The synthesized speech sounds strange.

anonymous-pits / pits

PITS: Variational Pitch Inference for End-to-end Pitch-controllable TTS without External Pitch Predictor

https://anonymous-pits.github.io/pits/

MIT License

275 stars 34 forks source link

The synthesized speech sounds strange. #23

Open howitry opened 1 year ago

howitry commented 1 year ago

The PITS demo sounds very good. I just changed the sample rate to 16k, but the fundamental frequency change of synthesized speech and training corpus is quite different, even when using sentences in the training set. The rhythm of synthesized speech sounds unnatural. I suspect it's a problem with the yingram parameters, I don't know what parameters need to be adjusted, can you give a little advice?

anonymous-pits commented 1 year ago

Hi howitry!

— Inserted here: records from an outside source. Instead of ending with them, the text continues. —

def _x_or_packed(x, c):
    if x.dtype == torch.bfloat16:
        if x.dim() != 5 or x.shape[4] != 8 or c is None or x.shape[1] != (c + 7) // 8 or not x.is_contiguous():
            raise _ffi.VltfError("packed pool input must be a contiguous bf16 [n][c/8][h][w][8] tensor and needs channels=")
        return 1, x.shape[0], x.shape[2], x.shape[3]
    _f32(x)
    return 0, x.shape[0], x.shape[2], x.shape[3]


def lrn_pool_fwd_c8(x, pb, argmax, p_halo=0, radius=2, alpha=2e-5, beta=0.75, bias=1.0, channels=None):
    _dense(x, pb, argmax)
    c = channels if channels is not None else x.shape[1]
    packed, n, h, w = _x_or_packed(x, c)
    oh, ow = pool_out(h), pool_out(w)
    if pb.dtype != torch.bfloat16 or tuple(pb.shape) != c8_shape(n, c, oh, ow, p_halo) or \
            tuple(argmax.shape) != (n, c, oh + 2 * p_halo, ow + 2 * p_halo):
        raise _ffi.VltfError("lrn_pool_fwd_c8: shape mismatch x=%s pb=%s argmax=%s" % (tuple(x.shape), tuple(pb.shape), tuple(argmax.shape)))
    _ffi.call("vl_lrn_pool_fwd_c8", _p(x), packed, _p(pb), _p(argmax), n, c, h, w, p_halo, radius, alpha, beta, bias, stream())


def pool_lrn_bwd(x, dp, argmax, dx, p_halo=0, dx_halo=0, radius=2, alpha=2e-5, beta=0.75, bias=1.0, relu_fused=True):
    _f32(x, dp, dx); _dense(x, dp, argmax, dx)
    n, c, h, w = x.shape
    oh, ow = pool_out(h), pool_out(w)
    if tuple(dp.shape) != (n, c, oh + 2 * p_halo, ow + 2 * p_halo) or tuple(argmax.shape) != tuple(dp.shape) or \
            tuple(dx.shape) != (n, c, h + 2 * dx_halo, w + 2 * dx_halo):
        raise _ffi.VltfError("pool_lrn_bwd: shape mismatch x=%s dp=%s dx=%s" % (tuple(x.shape), tuple(dp.shape), tuple(dx.shape)))
    _ffi.call("vl_pool_lrn_bwd", _p(x), _p(dp), _p(argmax), _p(dx), n, c, h, w, p_halo, radius, alpha, beta, bias, int(relu_fused),
              dx_halo, stream())


def pool_lrn_bwd_test_ranges(ranges=0):
    _ffi.call("vl_pool_lrn_bwd_test_ranges", int(ranges))


def pool_lrn_bwd_c8(x, dp, argmax, dxb, p_halo=0, dxb_halo=0, radius=2, alpha=2e-5, beta=0.75, bias=1.0, relu_fused=True):
    _f32(dp); _dense(x, dp, argmax, dxb)
    c = dp.shape[1]
    packed, n, h, w = _x_or_packed(x, c)
    oh, ow = pool_out(h), pool_out(w)
    if tuple(dp.shape) != (n, c, oh + 2 * p_halo, ow + 2 * p_halo) or tuple(argmax.shape) != tuple(dp.shape) or \
            dxb.dtype != torch.bfloat16 or tuple(dxb.shape) != c8_shape(n, c, h, w, dxb_halo):
        raise _ffi.VltfError("pool_lrn_bwd_c8: shape mismatch x=%s dp=%s dxb=%s" % (tuple(x.shape), tuple(dp.shape), tuple(dxb.shape)))
    _ffi.call("vl_pool_lrn_bwd_c8", _p(x), packed, _p(dp), _p(argmax), _p(dxb), n, c, h, w, p_halo, radius, alpha, beta, bias, int(relu_fused),
              dxb_halo, stream())


def gemm(a, b, c, m, n, k, transa=False, transb=False, lda=None, ldb=None, ldc=None, bias=None, relu=False,
         relu_mask=None, ws=None):
    _f32(a, b, c, bias, relu_mask)
    lda = lda if lda is not None else (m if transa else k)
    ldb = ldb if ldb is not None else (k if transb else n)
    ldc = ldc if ldc is not None else n
    nbytes = 0 if ws is None else ws.numel() * ws.element_size()
    _ffi.call("vl_gemm", int(transa), int(transb), m, n, k, _p(a), lda, _p(b), ldb, _p(c), ldc, _p(bias), int(relu),
              _p(relu_mask), _p(ws), nbytes, stream())


def gemm_split_ws_bytes(m, n, k):
    return int(_ffi.lib().vl_gemm_split_ws_bytes(int(m), int(n), int(k)))


def colsum(a, out, ws, m, n, lda=None):
    _f32(a, out, ws)
    if ws.numel() < 64 * n:
        raise _ffi.VltfError("colsum: workspace needs 64*n floats")
    _ffi.call("vl_colsum", _p(a), lda if lda is not None else n, _p(out), _p(ws), m, n, stream())


def lstm_step_fwd(gx, gh, act, cseq, hseq, hprev, batch, T, t, H, forget_bias=1.0):
    _f32(gx, gh, act, cseq, hseq, hprev)
    _ffi.call("vl_lstm_step_fwd", _p(gx), _p(gh), _p(act), _p(cseq), _p(hseq), _p(hprev), batch, T, t, H, forget_bias,
              stream())


def lstm_step_bwd(dout, dh_next, act, cseq, dc, dz, batch, T, t, H):
    _f32(dout, dh_next, act, cseq, dc, dz)
    _ffi.call("vl_lstm_step_bwd", _p(dout), _p(dh_next), _p(act), _p(cseq), _p(dc), _p(dz), batch, T, t, H, stream())


def lstm_seq_ws(batch, T, H, device):
    n = int(_ffi.lib().vl_lstm_seq_ws_bytes(int(batch), int(T), int(H)))
    return torch.zeros((n + 3) // 4, dtype=torch.float32, device=device)


def _seq_len(seq_len, batch, what):
    if not (torch.is_tensor(seq_len) and seq_len.dtype == torch.int32 and seq_len.is_cuda and seq_len.is_contiguous()
            and seq_len.numel() >= batch):
        raise _ffi.VltfError("%s: seq_len must be a contiguous int32 device tensor of at least %d entries" % (what, batch))
    return seq_len


def lstm_seq_fwd(gx, kh, act, cseq, hseq, hprev, batch, T, H, forget_bias=1.0, ws=None, h0=None, c0=None, seq_len=None):
    _f32(gx, kh, act, cseq, hseq, hprev, h0, c0, ws)
    if ws is None:
        raise _ffi.VltfError("lstm_seq_fwd: a workspace from lstm_seq_ws() is required")
    if seq_len is not None:
        _ffi.call("vl_lstm_seq_fwd_len", _p(gx), _p(kh), _p(h0), _p(c0), _p(act), _p(cseq), _p(hseq), _p(hprev), batch, T, H,
                  forget_bias, _p(_seq_len(seq_len, batch, "lstm_seq_fwd")), _p(ws), ws.numel() * 4, stream())
        return
    _ffi.call("vl_lstm_seq_fwd", _p(gx), _p(kh), _p(h0), _p(c0), _p(act), _p(cseq), _p(hseq), _p(hprev), batch, T, H, forget_bias,
              _p(ws), ws.numel() * 4, stream())


def lstm_seq_bwd(dout, kh, act, cseq, dz, batch, T, H, ws=None, c0=None, dh0=None, dc0=None, seq_len=None):
    _f32(dout, kh, act, cseq, dz, c0, dh0, dc0, ws)
    if ws is None:
        raise _ffi.VltfError("lstm_seq_bwd: a workspace from lstm_seq_ws() is required")
    if seq_len is not None:
        _ffi.call("vl_lstm_seq_bwd_len", _p(dout), _p(kh), _p(act), _p(cseq), _p(c0), _p(dz), _p(dh0), _p(dc0), batch, T, H,
                  _p(_seq_len(seq_len, batch, "lstm_seq_bwd")), _p(ws), ws.numel() * 4, stream())
        return
    _ffi.call("vl_lstm_seq_bwd", _p(dout), _p(kh), _p(act), _p(cseq), _p(c0), _p(dz), _p(dh0), _p(dc0), batch, T, H, _p(ws),
              ws.numel() * 4, stream())


def lstm_seq_tag_span(batch, T, H):
    return int(_ffi.lib().vl_lstm_seq_tag_span(int(batch), int(T), int(H)))


def lstm_seq_fwd_st(gx, kh, act, cseq, hseq, hprev, batch, T, H, forget_bias=1.0, ws=None, state=None, tag_offset=0, h0=None, c0=None):
    _f32(gx, kh, act, cseq, hseq, hprev, h0, c0, ws)
    if ws is None or state is None:
        raise _ffi.VltfError("lstm_seq_fwd_st: a workspace from lstm_seq_ws() and a step state are required")
    _ffi.call("vl_lstm_seq_fwd_st", _p(gx), _p(kh), _p(h0), _p(c0), _p(act), _p(cseq), _p(hseq), _p(hprev), batch, T, H, forget_bias,
              _p(ws), ws.numel() * 4, _state(state), int(tag_offset), stream())


def lstm_seq_bwd_st(dout, kh, act, cseq, dz, batch, T, H, ws=None, state=None, tag_offset=0, c0=None, dh0=None, dc0=None):
    _f32(dout, kh, act, cseq, dz, c0, dh0, dc0, ws)
    if ws is None or state is None:
        raise _ffi.VltfError("lstm_seq_bwd_st: a workspace from lstm_seq_ws() and a step state are required")
    _ffi.call("vl_lstm_seq_bwd_st", _p(dout), _p(kh), _p(act), _p(cseq), _p(c0), _p(dz), _p(dh0), _p(dc0), batch, T, H, _p(ws),
              ws.numel() * 4, _state(state), int(tag_offset), stream())


def lstm_seq_ws_clear(ws):
    _f32(ws)
    _ffi.call("vl_lstm_seq_ws_clear", _p(ws), ws.numel() * 4, stream())


def lstm_seq_timed_out(ws):
    v = C.c_int(0)
    _ffi.call("vl_lstm_seq_status", _p(ws), C.byref(v))
    return bool(v.value)


def lstm_seq_check(*workspaces):
    bad = [i for i, ws in enumerate(workspaces) if ws is not None and lstm_seq_timed_out(ws)]
    if bad:
        raise _ffi.VltfError("LSTM cluster kernel timed out waiting for its peer workgroups (workspace %s): the recurrence needs "
                             "every workgroup resident at once and another kernel was holding compute units; this step's results "
                             "are invalid" % bad)


def lstm_seq_test_hooks(spin_limit=0, mute_workgroup=-1):
    _ffi.call("vl_lstm_seq_test_hooks", int(spin_limit), int(mute_workgroup))


def transpose(src, dst, rows, cols, ld=None):
    _f32(src, dst)
    _ffi.call("vl_transpose", _p(src), ld if ld is not None else cols, _p(dst), rows, cols, stream())


FUSION_CODE = {"avg": 0, "last": 1}


def temporal_fusion_fwd(x, y, batch, T, H, method, seq_len=None):
    _f32(x, y)
    if seq_len is not None:
        _ffi.call("vl_temporal_fusion_fwd_len", _p(x), _p(y), batch, T, H, FUSION_CODE[method],
                  _p(_seq_len(seq_len, batch, "temporal_fusion_fwd")), stream())
        return
    _ffi.call("vl_temporal_fusion_fwd", _p(x), _p(y), batch, T, H, FUSION_CODE[method], stream())


def temporal_fusion_bwd(dy, dx, batch, T, H, method, seq_len=None):
    _f32(dy, dx)
    if seq_len is not None:
        _ffi.call("vl_temporal_fusion_bwd_len", _p(dy), _p(dx), batch, T, H, FUSION_CODE[method],
                  _p(_seq_len(seq_len, batch, "temporal_fusion_bwd")), stream())
        return
    _ffi.call("vl_temporal_fusion_bwd", _p(dy), _p(dx), batch, T, H, FUSION_CODE[method], stream())


def dropout_fwd(x, y, mask, keep, seed):
    _f32(x, y)
    _ffi.call("vl_dropout_fwd", _p(x), _p(y), _p(mask), x.numel(), keep, seed, stream())


def dropout_fwd_st(x, y, mask, keep, state):
    _f32(x, y)
    _ffi.call("vl_dropout_fwd_st", _p(x), _p(y), _p(mask), x.numel(), keep, _state(state), stream())


def dropout_bwd(dy, mask, dx, keep):
    _f32(dy, dx)
    _ffi.call("vl_dropout_bwd", _p(dy), _p(mask), _p(dx), dy.numel(), keep, stream())


def softmax_xent(logits, labels, dlogits, stats, grad_scale, rows=None, seq_len=None, T=None):
    _f32(logits, dlogits, stats); _dense(logits, labels, dlogits)
    if labels.dtype != torch.int32:
        raise _ffi.VltfError("softmax_xent: labels must be int32 one-hot")
    b, c = logits.shape
    if rows is not None:
        _f32(rows)
        if rows.numel() < 2 * b:
            raise _ffi.VltfError("softmax_xent: rows workspace needs 2*batch floats")
    if seq_len is not None:
        if not T or T < 1 or b % int(T):
            raise _ffi.VltfError("softmax_xent: seq_len needs T with rows = clips * T (rows %d, T %s)" % (b, T))
        _ffi.call("vl_softmax_xent_len", _p(logits), _p(labels), _p(dlogits), _p(stats), _p(rows), b, c, grad_scale,
                  _p(_seq_len(seq_len, b // int(T), "softmax_xent")), int(T), stream())
        return
    _ffi.call("vl_softmax_xent", _p(logits), _p(labels), _p(dlogits), _p(stats), _p(rows), b, c, grad_scale, stream())


def sumsq(g, out, ws, accumulate=False):
    _f32(g, out, ws)
    if ws.numel() < 1024:
        raise _ffi.VltfError("sumsq: workspace needs 1024 floats")
    _ffi.call("vl_sumsq", _p(g), g.numel(), _p(out), _p(ws), int(accumulate), stream())


def _skip_word(skip):
    if skip is not None and not (skip.is_cuda and skip.dtype == torch.int32 and skip.numel() >= 1):
        raise _ffi.VltfError("skip must be a CUDA/HIP int32 tensor (one word)")
    return _p(skip)


def sgd_apply(w, g, lr, clip_norm=0.0, sumsq_t=None, gscale=1.0, skip=None):
    _f32(w, g, sumsq_t)
    _ffi.call("vl_sgd_apply", _p(w), _p(g), w.numel(), lr, clip_norm, _p(sumsq_t), gscale, _skip_word(skip), stream())


def adam_apply(w, g, m, v, lr, step, clip_norm=0.0, sumsq_t=None, gscale=1.0, skip=None):
    _f32(w, g, m, v, sumsq_t)
    _ffi.call("vl_adam_apply", _p(w), _p(g), _p(m), _p(v), w.numel(), lr, clip_norm, _p(sumsq_t), gscale, step, _skip_word(skip), stream())


def step_state(device):
    n = int(_ffi.lib().vl_step_state_bytes())
    return torch.zeros((n + 3) // 4, dtype=torch.int32, device=device)


def _state(state):
    if state is None or not (state.is_cuda and state.dtype == torch.int32 and state.numel() * 4 >= int(_ffi.lib().vl_step_state_bytes())):
        raise _ffi.VltfError("expected a step state from step_state()")
    return _p(state)


def step_state_set(state, step, lr, tag_origin):
    _ffi.call("vl_step_state_set", _state(state), int(step), lr, int(tag_origin), stream())


def sgd_apply_st(w, g, state, clip_norm=0.0, sumsq_t=None, gscale=1.0, skip=None):
    _f32(w, g, sumsq_t)
    _ffi.call("vl_sgd_apply_st", _p(w), _p(g), w.numel(), _state(state), clip_norm, _p(sumsq_t), gscale, _skip_word(skip), stream())


def adam_apply_st(w, g, m, v, state, clip_norm=0.0, sumsq_t=None, gscale=1.0, skip=None):
    _f32(w, g, m, v, sumsq_t)
    _ffi.call("vl_adam_apply_st", _p(w), _p(g), _p(m), _p(v), w.numel(), _state(state), clip_norm, _p(sumsq_t), gscale, _skip_word(skip),
              stream())


def step_guard(skip, *lstm_workspaces):
    _skip_word(skip)
    first = True
    for ws in lstm_workspaces:
        if ws is not None:
            _ffi.call("vl_status_or", _p(skip), _p(ws), int(first), stream())
            first = False
    return skip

Please follow this issue for your setup. I check alignment for 22050 Hz, but it did not align in other sampling rate. You should change pad value for yingram to align it with spectrogram.

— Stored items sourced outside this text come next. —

@@ -412,8 +420,10 @@
 
     def _wgrad(self, dY, lddy, X, ldx, M, T, wname, n_cols=None, gemm_tag=None, bias=None,
                dy_img=None, grad_end=None):
+        KW = self._wspecs[wname][2]
         grad_end = self._tail_bound(wname, dY, M // T, T, grad_end,
-                                    T + self._wspecs[wname][2] - 1 if dy_img is not None else None)
+                                    T + KW - 1 if dy_img is not None else None,
+                                    log=self.grad_tail_checked_tm if KW == 1 else None)
         h = self._side_enter(dY, X, dy_img, grad_end)
         tag = self._dtag("wgrad", wname, T)
         self._tic(tag)
@@ -487,11 +497,17 @@
         atomic = p.path == "atomic"
         out = self.grads[wname] if atomic else self.ws(p.ws_floats)
         tag = gemm_tag if p.path == "slices" else None
+        kt = {}
+        if grad_end is not None and KW == 1 and self.dt == N.BF16 and \
+                p.path in ("atomic", "slices"):
+            tiles = self._k_tiles(grad_end)
+            if tiles is not None:
+                kt = {"k_tiles": tiles}
         self._tic(tag)
         ops.gemm(O, n_cols or KW * C, p.K, dY, lddy, X, ldx, out, p.ldc, dt=self.dt, a_kmajor=0,
                  b_kmajor=0, conv=(3, T, KW, C) if KW > 1 else None, c_fp32=1, kvalid=M,
                  nvalid=p.ldc, accumulate=int(atomic), split_k=ns, split_stride=stride,
-                 max_ctas=ctas)
+                 max_ctas=ctas, **kt)
         self._toc(tag)
         if p.path == "slices":
             ops.sum_slices(out, ns, stride, stride, self.grads[wname], accumulate=p.accumulate)
@@ -581,7 +597,7 @@
             img, crow = None, {}
             dHc = self.empty(M, F)
         dX1 = self.empty(M, D)
-        self._wgrad(dY, D, ctx["Hc"], F, M, T, w2)
+        self._wgrad(dY, D, ctx["Hc"], F, M, T, w2, grad_end=grad_end)
         self._dgrad(dY, D, M, T, w2, dHc, F, gate=ctx["Hc"], ldg=F, **crow)
         self._wgrad(dHc, F, ctx["X1"], D, M, T, w1,
                     gemm_tag="ffn_conv1_wgrad." + prefix.split(".")[0],
@@ -598,7 +614,7 @@
         del dX1
         wo = prefix + "self_att.att.out_proj.weight"
         dAtt = self.empty(M, D)
-        self._wgrad(dAo, D, ctx["Att"], D, M, T, wo)
+        self._wgrad(dAo, D, ctx["Att"], D, M, T, wo, grad_end=grad_end)
         self._dgrad(dAo, D, M, T, wo, dAtt, D)
         del dAo
         dQKV = self.empty(M, 3 * D)
@@ -609,7 +625,7 @@
                       timed=self._timed("attn_bwd", T))
         wi = prefix + "self_att.att.in_proj_weight"
         dX = self.empty(M, D)
-        self._wgrad(dQKV, 3 * D, ctx["X"], D, M, T, wi)
+        self._wgrad(dQKV, 3 * D, ctx["X"], D, M, T, wi, grad_end=grad_end)
         self._bias_grad(dQKV, 3 * D, M, 3 * D, prefix + "self_att.att.in_proj_bias")
         self._dgrad(dQKV, 3 * D, M, T, wi, dX, D, residual=ds1, ldr=D)
         return dX
@@ -980,19 +996,19 @@
         dmel = self._postnet_bwd(d_post, d_mel_total, keep_m, ctx["pn_ctx"], B, Tm, ctx["p_post"],
                                  seed, ctx["mel_len"])
         notify("postnet")
+        dec_end = None
+        if self._tail_on():
+            P1 = (self._wspecs["decoder.layers.0.pos_ffn.0.conv.weight"][2] - 1) // 2
+            dec_end = self._grad_end(ctx["mel_len"], Tm, self._dec_halo(), P1, tiles=True)
         dXo = self.empty(Mm, D)
         self._dgrad(dmel, NM, Mm, Tm, "linear.w.weight", dXo, D)
-        self._wgrad(dmel, NM, ctx["Xo"], D, Mm, Tm, "linear.w.weight")
+        self._wgrad(dmel, NM, ctx["Xo"], D, Mm, Tm, "linear.w.weight", grad_end=dec_end)
         self._bias_grad(dmel, NM, Mm, NM, "linear.w.bias")
         dX = self.empty(Mm, D)
         ops.ln_bwd(dXo, D, ctx["Xdec_last"], D, ctx["md"], ctx["rd"], P["decoder.norm.norm.weight"],
                    P["decoder.norm.norm.bias"], dX, D, Mm, D, dt=self.dt, ws=self.ws(ops.ln_ws(Mm, D)),
                    dgamma=G["decoder.norm.norm.weight"], dbeta=G["decoder.norm.norm.bias"])
         notify("linear")
-        dec_end = None
-        if self._tail_on():
-            P1 = (self._wspecs["decoder.layers.0.pos_ffn.0.conv.weight"][2] - 1) // 2
-            dec_end = self._grad_end(ctx["mel_len"], Tm, self._dec_halo(), P1)
         for i in reversed(range(c.dec_num_layers)):
             dX = self._fft_bwd(dX, ctx["dec_ctx"][i], B, Tm, f"decoder.layers.{i}.", H_d,
                                ctx["p_dec"], seed, grad_end=dec_end)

howitry commented 1 year ago

Hi howitry! Please follow this issue for your setup. I check alignment for 22050 Hz, but it did not align in other sampling rate. You should change pad value for yingram to align it with spectrogram.

In issue, why is the calculation o_pad used 1024 instead of 768. In addition, I think that the result of pading wav and then calculating ying, and then slicing ying, will always have an error with the result of padding wav_slice after slicing wav, and then calculating ying, how large should this error be controlled?

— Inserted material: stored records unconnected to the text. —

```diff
+                    guard = p.gex_mag * (4 * nq + 2 * LANES + 4 + P);
+                }
             } else {
-                maxv = row_max_true<KIND>(maxv);
-            }
-            if constexpr (LANES == 64) {
-                maxv = A::true_max(maxv, (u32)__shfl_xor((int)maxv, 16));
-                maxv = A::true_max(maxv, (u32)__shfl_xor((int)maxv, 32));
-            }
-            sc0 = A::true_lo(maxv);
-            sc1 = A::true_hi(maxv);
-            if constexpr (kUni) {
-                const int tgmax = 4 * nquads + LANES * (p.nstripes - 1);
-                constexpr int kColP = frame_classes(true, R, LANES, MULTI);
-                guard = max(p.gex_mag * ((tgmax > 4 * rq ? 4 * rq : tgmax) + P + 8),
-                            p.gex_mag * (min(4 * nquads, p.flag_period) + 2 * LANES + 4 + kColP));
-            } else {
-                guard = p.gex_mag * (4 * nquads + 2 * LANES + 4 + P);
+                maxv = group_max<KIND, LANES>(maxv);
+                sc0 = A::score_lo(maxv);
+                sc1 = 0;
+            }
+            if (lane == 0) {
+                if (valid0) {
+                    if (A::kPacked && p.ovf_check && sc0 >= A::kLimit - guard) {
+                        __hip_atomic_store(p.ovf_pos + atomicAdd(p.ovf_count, 1), pos0, __ATOMIC_RELAXED, __HIP_MEMORY_SCOPE_AGENT);
+                    } else {
+                        p.scores[pos0] = (float)sc0;
+                        if (p.stat_count && sc0 >= p.stat_limit) atomicAdd(p.stat_count, 1);
+                    }
+                    p.ids[pos0] = (int32_t)(p.id_offset + pos0);
+                }
+                if (valid1) {
+                    if (p.ovf_check && sc1 >= A::kLimit - guard) {
+                        __hip_atomic_store(p.ovf_pos + atomicAdd(p.ovf_count, 1), pos1, __ATOMIC_RELAXED, __HIP_MEMORY_SCOPE_AGENT);
+                    } else {
+                        p.scores[pos1] = (float)sc1;
+                    }
+                    p.ids[pos1] = (int32_t)(p.id_offset + pos1);
+                }
+            }
+        };
+        if constexpr (kChain) {
+            int col0 = 0;
+            for (int k = 0; k < cnt; k++) {
+                const Pair q = load_pair(hb + k);
+                const int lm = __builtin_amdgcn_readfirstlane(q.lmax);
+                const bool lastPair = k + 1 == cnt;
+                int t = tid;
+                asm volatile("" : "+v"(t));
+                const u32* const pm = p.scratch + (size_t)gridDim.x * kGroups * (size_t)group_region_words<LANES>(p.lcap) +
+                                      ((size_t)blockIdx.x * kGroups + t / LANES) * kChainMaxWords + kGroup * k + (t & (LANES - 1));
+                u32 m = maxv;
+                if (!lastPair) m = *pm;
+                finish(q.valid0, q.valid1, q.pos0, q.pos1, m, lastPair ? nquads - col0 / 4 : (lm + LANES - 1 + 3) >> 2, col0);
+                col0 += chain_pair_columns(lm) + 4;
             }
         } else {
-            maxv = group_max<KIND, LANES>(maxv);
-            sc0 = A::score_lo(maxv);
-            sc1 = 0;
-        }
-        if (lane == 0) {
-            if (valid0) {
-                if (A::kPacked && p.ovf_check && sc0 >= A::kLimit - guard) {
-                    __hip_atomic_store(p.ovf_pos + atomicAdd(p.ovf_count, 1), pos0, __ATOMIC_RELAXED, __HIP_MEMORY_SCOPE_AGENT);
-                } else {
-                    p.scores[pos0] = (float)sc0;
-                    if (p.stat_count && sc0 >= p.stat_limit) atomicAdd(p.stat_count, 1);
-                }
-                p.ids[pos0] = (int32_t)(p.id_offset + pos0);
-            }
-            if (valid1) {
-                if (p.ovf_check && sc1 >= A::kLimit - guard) {
-                    __hip_atomic_store(p.ovf_pos + atomicAdd(p.ovf_count, 1), pos1, __ATOMIC_RELAXED, __HIP_MEMORY_SCOPE_AGENT);
-                } else {
-                    p.scores[pos1] = (float)sc1;
-                }
-                p.ids[pos1] = (int32_t)(p.id_offset + pos1);
-            }
+            finish(valid0, valid1, pos0, pos1, maxv, nquads, 0);
         }
     }
 }
```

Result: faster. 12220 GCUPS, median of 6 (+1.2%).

anonymous-pits commented 1 year ago

Padding wav is necessary to make identical size between spectrogram and yingram. Since spectrogram add padding inside the function, I added same pad to yingram.

howitry commented 1 year ago

Padding wav is necessary to make identical size between spectrogram and yingram. Since spectrogram add padding inside the function, I added same pad to yingram.

Ok, according to mel_processing.py, the length of the spectrogram is L//hop_size (L is the length of speech), but at https://github.com/anonymous-pits/pits/issues/7, when pad value=[768,1024+ (-y.shape[-1])%256 + 256*(y.shape[1]%256==0)] regardless of the sample rate, there seems to be no guarantee that the length of ying_hat is L//hop_size？